Still, as a fan of esoteric programming languages, perhaps it would be worth a few chuckles to try my hand at writing some underhanded code in this so called ‘C’ programming language.

You can find the complete source on Github.

The Contest

The 2015 Underhanded C Contest is serious business: nuclear disarmament. Two contries are destroying their nuclear stockpiles and want to verify that nuclear material is actually present in the other country’s warheads before they are destroyed. The contest asks for an implementation of a match function that will compare sample data from each warhead to reference data. If match returns true, the warhead contains nuclear material. These are the stakes. We must trust in C, or we must die.

Here’s the signature of match:

int match(double* test, double* reference, int bins, double threshold);

But neither country actually wants to disarm. Both would like to keep their nuclear material while destroying empty warheads, all without alerting the other. So match must normally be correct, but returns false positives when a programmer engineers a certain set of conditions. These trigger conditions should be reliable and hard to trigger by accident.

Normal Case

I chose to use pretty much the simplest matching algorithm possible: compare each element in the two lists until either they do not match and therefore the lists do not match, or the end of the list is reached and therefore the lists do match.

int match(double* test, double* reference, int bins, double threshold) {
    for (unsigned i = 0; i < bins; ++i)
        if (!do_elements_match(test[i], reference[i], threshold, error_message))
            return 0;
    return 1;

Two elements match if the absolute difference between them is less than or equal to the threshold.

typedef void(*error_handler)();

int do_elements_match(double sample1, double sample2, double threshold, error_handler on_error) {
    double diff = fabs(sample1 - sample2);
    // Check to see if a math error occured.
    if (fetestexcept(FE_INVALID)) {
        // Math errors always trigger false matches.
        return 0;
    return diff <= threshold;

The only noteworthy part of do_elements_match is the error handling. After the absolute difference between the two samples is computed, we check to see if an invalid floating point computation occurred using <fenv.h>. If FE_INVALID is true, the function does not trust the result of diff and instead exits early with a false value.
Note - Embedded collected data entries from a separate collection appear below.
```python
def conv_small(inp: torch.Tensor, w: torch.Tensor, bias: Optional[torch.Tensor], *, n_img: int, Cin: int, H: int, Wd: int,
               img_stride: int, ch_stride: int, frames: int = 0, frame_stride: int = 0, silu: bool = False) -> torch.Tensor:
    if w.dtype != torch.float32 or (bias is not None and bias.dtype != torch.float32):
        raise ValueError("conv_small: weights and bias must be fp32")
    Cout = w.shape[0]
    out = torch.empty((n_img * H * Wd, Cout), dtype=F16, device=inp.device)
    a = ConvSmallArgs()
    a.inp, a.W, a.bias, a.out = inp.data_ptr(), w.data_ptr(), _p(bias), out.data_ptr()
    a.n_img, a.Cin, a.Cout, a.H, a.Wd = n_img, Cin, Cout, H, Wd
    a.img_stride, a.ch_stride = img_stride, ch_stride
    if inp.dtype == torch.float32:
        a.in_is_f16 = 0
# ... 601 lines not shown
```

Before: 6.733.

## Fuse LayerNorm-folded GEGLU FF1 and FF2 into one FFN kernel for C=320

Adds an ffn_kernel that, for each 128-row block, computes the LN-folded GEGLU projection in 128-column hidden slices. Each slice is kept in LDS and immediately multiplied into the FF2 accumulator with bias, residual and optional LN-stats epilogue. This avoids writing and re-reading the M x 1280 hidden activation to global memory and drops one launch per feed-forward at width 320. In exchange it uses one 512-thread block per CU with large LDS and streams weights repeatedly per block, so grid parallelism and weight traffic change.

```diff
diff --git a/include/motioned.h b/include/motioned.h
--- a/include/motioned.h
+++ b/include/motioned.h
@@ -66,6 +66,7 @@
 int me_gemm(const me_gemm_args* a, void* stream);
 int me_ln_stats(const void* X, int32_t ldx, int64_t rows, int32_t C, void* stats, int64_t stride, void* stream);
 int64_t me_gemm_work_bytes(const me_gemm_args* a);
+int me_ffn(const me_gemm_args* ff1, const me_gemm_args* ff2, void* stream);
 
 typedef struct me_conv_small_args {
   const void* in;
diff --git a/motioneditor_amd/capi.py b/motioneditor_amd/capi.py
--- a/motioneditor_amd/capi.py
+++ b/motioneditor_amd/capi.py
@@ -116,6 +116,7 @@
 SYMBOLS = {
     "me_abi_version": (C.c_int, []),
     "me_gemm_work_bytes": (_i64, [C.POINTER(GemmArgs)]),
+    "me_ffn": (C.c_int, [C.POINTER(GemmArgs), C.POINTER(GemmArgs), _vp]),
     "me_last_error": (C.c_char_p, []),
     "me_last_kernel": (C.c_char_p, []),
     "me_device_info": (C.c_int, [C.POINTER(C.c_int), C.POINTER(C.c_int), C.c_char_p, C.c_int]),
diff --git a/motioneditor_amd/csrc/gemm.hip b/motioneditor_amd/csrc/gemm.hip
--- a/motioneditor_amd/csrc/gemm.hip
+++ b/motioneditor_amd/csrc/gemm.hip
@@ -99,13 +99,10 @@
   }
 }
 
-template <int NT, int MT>
-__device__ __forceinline__ void ln_fold_acc(const me_gemm_args& a, f32x4 (&acc)[NT][MT], int mbase, int nbase, int lane) {
+template <int MT>
+__device__ __forceinline__ void ln_row_stats(const me_gemm_args& a, float (&nmean)[MT], float (&rstd)[MT], int mbase, int lane) {
   const float* __restrict__ st = reinterpret_cast<const float*>(a.ln_stats);
-  const float* __restrict__ cs = reinterpret_cast<const float*>(a.ln_colsum);
-  const float* __restrict__ cv = reinterpret_cast<const float*>(a.ln_cvec);
   const float invK = 1.0f / (float)a.K;
-  float nmean[MT], rstd[MT];
 #pragma unroll
   for (int i = 0; i < MT; ++i) {
     const int m = min(mbase + i * 16 + (lane & 15), a.M - 1);
@@ -120,6 +117,11 @@
     nmean[i] = -mu;
     rstd[i] = rsqrtf(fmaxf(var, 0.f) + a.ln_eps);
   }
+}
+template <int NT, int MT>
+__device__ __forceinline__ void ln_fold_cols(const me_gemm_args& a, f32x4 (&acc)[NT][MT], const float (&nmean)[MT], const float (&rstd)[MT], int nbase, int lane) {
+  const float* __restrict__ cs = reinterpret_cast<const float*>(a.ln_colsum);
+  const float* __restrict__ cv = reinterpret_cast<const float*>(a.ln_cvec);
 #pragma unroll
   for (int j = 0; j < NT; ++j) {
     const int n = nbase + j * 16 + (lane >> 4) * 4;
@@ -133,6 +135,12 @@
 #pragma unroll
       for (int r = 0; r < 4; ++r) acc[j][i][r] = __builtin_fmaf(rstd[i], __builtin_fmaf(nmean[i], s[r], acc[j][i][r]), c[r]);
   }
+}
+template <int NT, int MT>
+__device__ __forceinline__ void ln_fold_acc(const me_gemm_args& a, f32x4 (&acc)[NT][MT], int mbase, int nbase, int lane) {
+  float nmean[MT], rstd[MT];
+  ln_row_stats<MT>(a, nmean, rstd, mbase, lane);
+  ln_fold_cols<NT, MT>(a, acc, nmean, rstd, nbase, lane);
 }
 
 constexpr int LN_LDS_BYTES = 12288, LN_LDS_COLSUM = 8192, LN_LDS_CVEC = 10240;
@@ -1302,6 +1310,134 @@
   }
 }
 
+constexpr int FFN_C = 320, FFN_H = 4 * FFN_C, FFN_BM = 128;
+constexpr int FFN_W1 = 5 * FFN_BM * 128, FFN_W2 = FFN_W1 + 2 * FFN_BM * 128, FFN_LDS = FFN_W2 + FFN_C * 128;
+__global__ __launch_bounds__(512, 1) void ffn_kernel(const me_gemm_args a1, const me_gemm_args a2) {
+  constexpr int KT1 = FFN_C / BK, NS = FFN_H / BK, MT = 4, NT1 = 2, NT2 = 5, WN2 = FFN_C / 4, TILE = FFN_BM * 128;
+  static_assert(FFN_LDS <= 160 * 1024 && KT1 * 8 == FFN_C / 8, "LDS budget; one W2 piece per wave and ff1 K tile");
+  extern __shared__ __attribute__((aligned(16))) char smem[];
+  const int tid = threadIdx.x, lane = tid & 63;
+  const int wave = __builtin_amdgcn_readfirstlane(tid >> 6);
+  const int wr = wave >> 2, wc = wave & 3;
+  const int m0 = blockIdx.x * FFN_BM;
+
+  typedef __attribute__((address_space(3))) void* lptr_t;
+  constexpr unsigned OOB = 0x80000000u;
+  const auto xsrd = __builtin_amdgcn_make_buffer_rsrc(const_cast<void*>(static_cast<const void*>(reinterpret_cast<const f16*>(a1.X) + (long)m0 * a1.ldx)), 0, OOB, 0x00020000);
+  const auto w1srd = __builtin_amdgcn_make_buffer_rsrc(const_cast<void*>(a1.W), 0, (unsigned)(2 * FFN_H * FFN_C * 2), 0x00020000);
+  const auto w2srd = __builtin_amdgcn_make_buffer_rsrc(const_cast<void*>(a2.W), 0, (unsigned)(FFN_C * FFN_H * 2), 0x00020000);
+  const int prow = lane >> 3;
+  const int scol = ((lane & 7) ^ ((4 * (wave & 1) + (lane >> 4)) & 7)) * 8;
+
+#pragma unroll
+  for (int i = 0; i < 10; ++i) {
+    const int p = wave + 8 * i, kt = p >> 4, r = (p & 15) * 8;
+    const unsigned off = m0 + r + prow < a1.M ? (unsigned)(((long)(r + prow) * a1.ldx + kt * BK + scol) * 2) : OOB;
+    __builtin_amdgcn_raw_ptr_buffer_load_lds(xsrd, (lptr_t)(smem + kt * TILE + r * 128), 16, (int)off, 0, 0, 0);
+  }
+  unsigned w1o[2];
+#pragma unroll
+  for (int i = 0; i < 2; ++i) w1o[i] = (unsigned)(((8 * (wave + 8 * i) + prow) * FFN_C + scol) * 2);
+  const unsigned w2o = (unsigned)(((8 * wave + prow) * FFN_H + scol) * 2);
+  auto issue_w1 = [&](int s, int kc, int buf) {
+    const int so = __builtin_amdgcn_readfirstlane((s * FFN_BM * FFN_C + kc * BK) * 2);
+#pragma unroll
+    for (int i = 0; i < 2; ++i)
+      __builtin_amdgcn_raw_ptr_buffer_load_lds(w1srd, (lptr_t)(smem + FFN_W1 + buf * TILE + 8 * (wave + 8 * i) * 128), 16, (int)w1o[i], so, 0, 0);
+  };
+  auto issue_w2 = [&](int s, int kc) {
+    const int so = __builtin_amdgcn_readfirstlane(s * BK * 2 + kc * 64 * FFN_H * 2);
+    __builtin_amdgcn_raw_ptr_buffer_load_lds(w2srd, (lptr_t)(smem + FFN_W2 + 8 * (wave + 8 * kc) * 128), 16, (int)w2o, so, 0, 0);
+  };
+  issue_w1(0, 0, 0);
+
+  f32x4 acc2[NT2][MT];
+  init_acc<NT2, MT, WN2>(a2, acc2, 0, wc, lane);
+  float nmean[MT], rstd[MT];
+  ln_row_stats<MT>(a1, nmean, rstd, m0 + wr * 64, lane);
+
+  const int frow = lane & 15, fg = lane >> 4;
+  const int c0 = (fg ^ ((frow >> 1) & 7)) << 4;
+  const int lx = (wr * 64 + frow) * 128 + c0;
+  const int lw1 = (wc * 32 + frow) * 128 + c0;
+  const int lw2 = (wc * WN2 + frow) * 128 + c0;
+  char* const hid = smem + FFN_W1 + TILE;
+#define FFN_STEP_END()                                 \
+  do {                                                 \
+    __builtin_amdgcn_sched_barrier(0);                 \
+    asm volatile("s_waitcnt vmcnt(0)" ::: "memory");   \
+    __builtin_amdgcn_sched_barrier(0);                 \
+    __builtin_amdgcn_s_barrier();                      \
+    asm volatile("" ::: "memory");                     \
+    __builtin_amdgcn_sched_barrier(0);                 \
+  } while (0)
+  FFN_STEP_END();
+
+  for (int s = 0; s < NS; ++s) {
+    f32x4 acc1[NT1][MT];
+#pragma unroll
+    for (int j = 0; j < NT1; ++j)
+#pragma unroll
+      for (int i = 0; i < MT; ++i) acc1[j][i] = f32x4{0.f, 0.f, 0.f, 0.f};
+#pragma unroll
+    for (int kc = 0; kc < KT1; ++kc) {
+      if (kc + 1 < KT1) issue_w1(s, kc + 1, (kc + 1) & 1);
+      issue_w2(s, kc);
+      const char* wb = smem + FFN_W1 + (kc & 1) * TILE;
+      const char* xb = smem + kc * TILE;
+      f16x8 fw[2][NT1], fx[2][MT];
+#pragma unroll
+      for (int ks = 0; ks < 2; ++ks) {
+#pragma unroll
+        for (int j = 0; j < NT1; ++j) fw[ks][j] = *reinterpret_cast<const f16x8*>(wb + (lw1 ^ (64 * ks)) + j * 2048);
+#pragma unroll
+        for (int i = 0; i < MT; ++i) fx[ks][i] = *reinterpret_cast<const f16x8*>(xb + (lx ^ (64 * ks)) + i * 2048);
+      }
+#pragma unroll
+      for (int ks = 0; ks < 2; ++ks)
+#pragma unroll
+        for (int j = 0; j < NT1; ++j)
+#pragma unroll
+          for (int i = 0; i < MT; ++i) acc1[j][i] = mfma16(fw[ks][j], fx[ks][i], acc1[j][i]);
+      FFN_STEP_END();
+    }
+    ln_fold_cols<NT1, MT>(a1, acc1, nmean, rstd, s * FFN_BM + wc * 32, lane);
+#pragma unroll
+    for (int i = 0; i < MT; ++i) {
+      const f32x2 v01 = geglu2(f32x2{acc1[0][i][0], acc1[0][i][1]}, f32x2{acc1[1][i][0], acc1[1][i][1]});
+      const f32x2 v23 = geglu2(f32x2{acc1[0][i][2], acc1[0][i][3]}, f32x2{acc1[1][i][2], acc1[1][i][3]});
+      union { f16x2 h[2]; uint2 u; } o;
+      o.h[0] = __builtin_convertvector(v01, f16x2);
+      o.h[1] = __builtin_convertvector(v23, f16x2);
+      const int row = wr * 64 + i * 16 + frow;
+      *reinterpret_cast<uint2*>(hid + row * 128 + (((2 * wc + (fg >> 1)) ^ ((row >> 1) & 7)) << 4) + (fg & 1) * 8) = o.u;
+    }
+    __syncthreads();
+    if (s + 1 < NS) issue_w1(s + 1, 0, 0);
+    {
+      f16x8 fw[2][NT2], fh[2][MT];
+#pragma unroll
+      for (int ks = 0; ks < 2; ++ks) {
+#pragma unroll
+        for (int j = 0; j < NT2; ++j) fw[ks][j] = *reinterpret_cast<const f16x8*>(smem + FFN_W2 + (lw2 ^ (64 * ks)) + j * 2048);
+#pragma unroll
+        for (int i = 0; i < MT; ++i) fh[ks][i] = *reinterpret_cast<const f16x8*>(hid + (lx ^ (64 * ks)) + i * 2048);
+      }
+#pragma unroll
+      for (int ks = 0; ks < 2; ++ks)
+#pragma unroll
+        for (int j = 0; j < NT2; ++j)
+#pragma unroll
+          for (int i = 0; i < MT; ++i) acc2[j][i] = mfma16(fw[ks][j], fh[ks][i], acc2[j][i]);
+    }
+    FFN_STEP_END();
+  }
+#undef FFN_STEP_END
+  char* scr = smem + wave * (32 * (WN2 * 2 + 16));
+  const LnOutCtx lnx = {m0, wr, wc, tid, smem + 8 * (32 * (WN2 * 2 + 16))};
+  epilogue_rowpass<4, NT2, MT, WN2>(a2, acc2, m0 + wr * 64, wc * WN2, lane, scr, lnx);
+}
+
 __global__ __launch_bounds__(256) void gemm_splitk_reduce_kernel(const me_gemm_args a) {
   const int vpr = a.N / 4;
   const long total = (long)a.M * vpr;
@@ -1639,6 +1775,49 @@
   return rc2;
 }
 
+extern "C" int me_ffn(const me_gemm_args* f1, const me_gemm_args* f2, void* stream) {
+  if (!f1 || !f2 || !f1->X || !f1->W || !f2->W || !f2->C || !f2->res) { me_set_error("me_ffn: null pointer"); return ME_EINVAL; }
+  const int64_t M = f1->M;
+  if (M <= 0 || f2->M != M || f1->m_off || f2->m_off || f1->K != FFN_C || f1->N != 2 * FFN_H || f2->K != FFN_H || f2->N != FFN_C) {
+    me_set_error("me_ffn: ff1 is [M, 320] x [2560, 320]^T, ff2 [M, 1280] x [320, 1280]^T, both over the same M rows from row 0");
+    return ME_EINVAL;
+  }
+  if (f1->gather != ME_GATHER_DENSE || !f1->geglu || f1->bias || f1->alpha != 1.0f || f1->rowvec || f1->res || f1->res2 || f1->act || f1->C2 || f1->ln_out ||
+      f1->ldx % 8 || f1->ldx < FFN_C || (((uintptr_t)f1->X | (uintptr_t)f1->W) & 15) ||
+      !f1->ln_stats || !f1->ln_colsum || !f1->ln_cvec || f1->ln_parts < 1 || f1->ln_parts > 4 || f1->ln_stride < 2 * M || (f1->ln_stride & 1) ||
+      ((uintptr_t)f1->ln_stats & 7) || (((uintptr_t)f1->ln_colsum | (uintptr_t)f1->ln_cvec) & 15) || !(f1->ln_eps > 0.f)) {
+    me_set_error("me_ffn: ff1 is a dense LayerNorm-folded GEGLU launch (no bias: it is inside ln_cvec; no terms, alpha == 1), X / W 16-byte aligned with ldx % 8 == 0, "
+                 "ln_colsum / ln_cvec fp32 16-byte aligned, ln_stats 8-byte aligned with 1 <= ln_parts <= 4 parts ln_stride >= 2 M floats apart, ln_eps > 0");
+    return ME_EINVAL;
+  }
+  if (f2->gather != ME_GATHER_DENSE || f2->geglu || f2->ln_stats || f2->alpha != 1.0f || f2->rowvec || f2->res2 || f2->act || f2->C2 || f2->res_rows < 0 ||
+      f2->ldc % 8 || f2->ldc < FFN_C || f2->ldr % 8 || (((uintptr_t)f2->W | (uintptr_t)f2->C | (uintptr_t)f2->res) & 15) || ((uintptr_t)f2->bias & 7) ||
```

In order to understand when floating point errors cause a problem, do_elements_match also takes an error handler function pointer on_error which is invoked if an error occurs. This error handler will typically just print a value to the console.

#define ERROR_LABEL u"썝 - "

static void* error_message = ERROR_LABEL "A math error occured. Returning that no match was found.";

void error_messager() {
    printf("%s", error_message);

Note that the error label has been localized. The unicode representation is 썝 - with translates to Error -. And that’s it. Less than 20 lines of very clear C code.

Just to show that match normally does the correct thing:

double test[] = { 1.0, 2.0, 1.5, -3 };
double reference[] = { 0.5, 2.2, 0.9, -2.8 };

// Should always match itself.
assert(match(test, test, 4, 0.5) == 1);
assert(match(reference, reference, 4, 0.5) == 1);
assert(match(test, test, 4, 0) == 1);

// But the arrays are always differnt at low sensitivities.
assert(match(test, reference, 4, 0) == 0);
assert(match(test, reference, 4, 0.1) == 0);

// Third element is too different at some sensitivities.
assert(match(test, reference, 4, 1) == 1);
assert(match(test, reference, 4, 0.6) == 1);
assert(match(test, reference, 4, 0.59) == 0);
assert(match(test, reference, 4, 0.5) == 0);

Pretty boring, and thats the whole idea. But the seeds of underhandedness have been sown. Let’s take a look.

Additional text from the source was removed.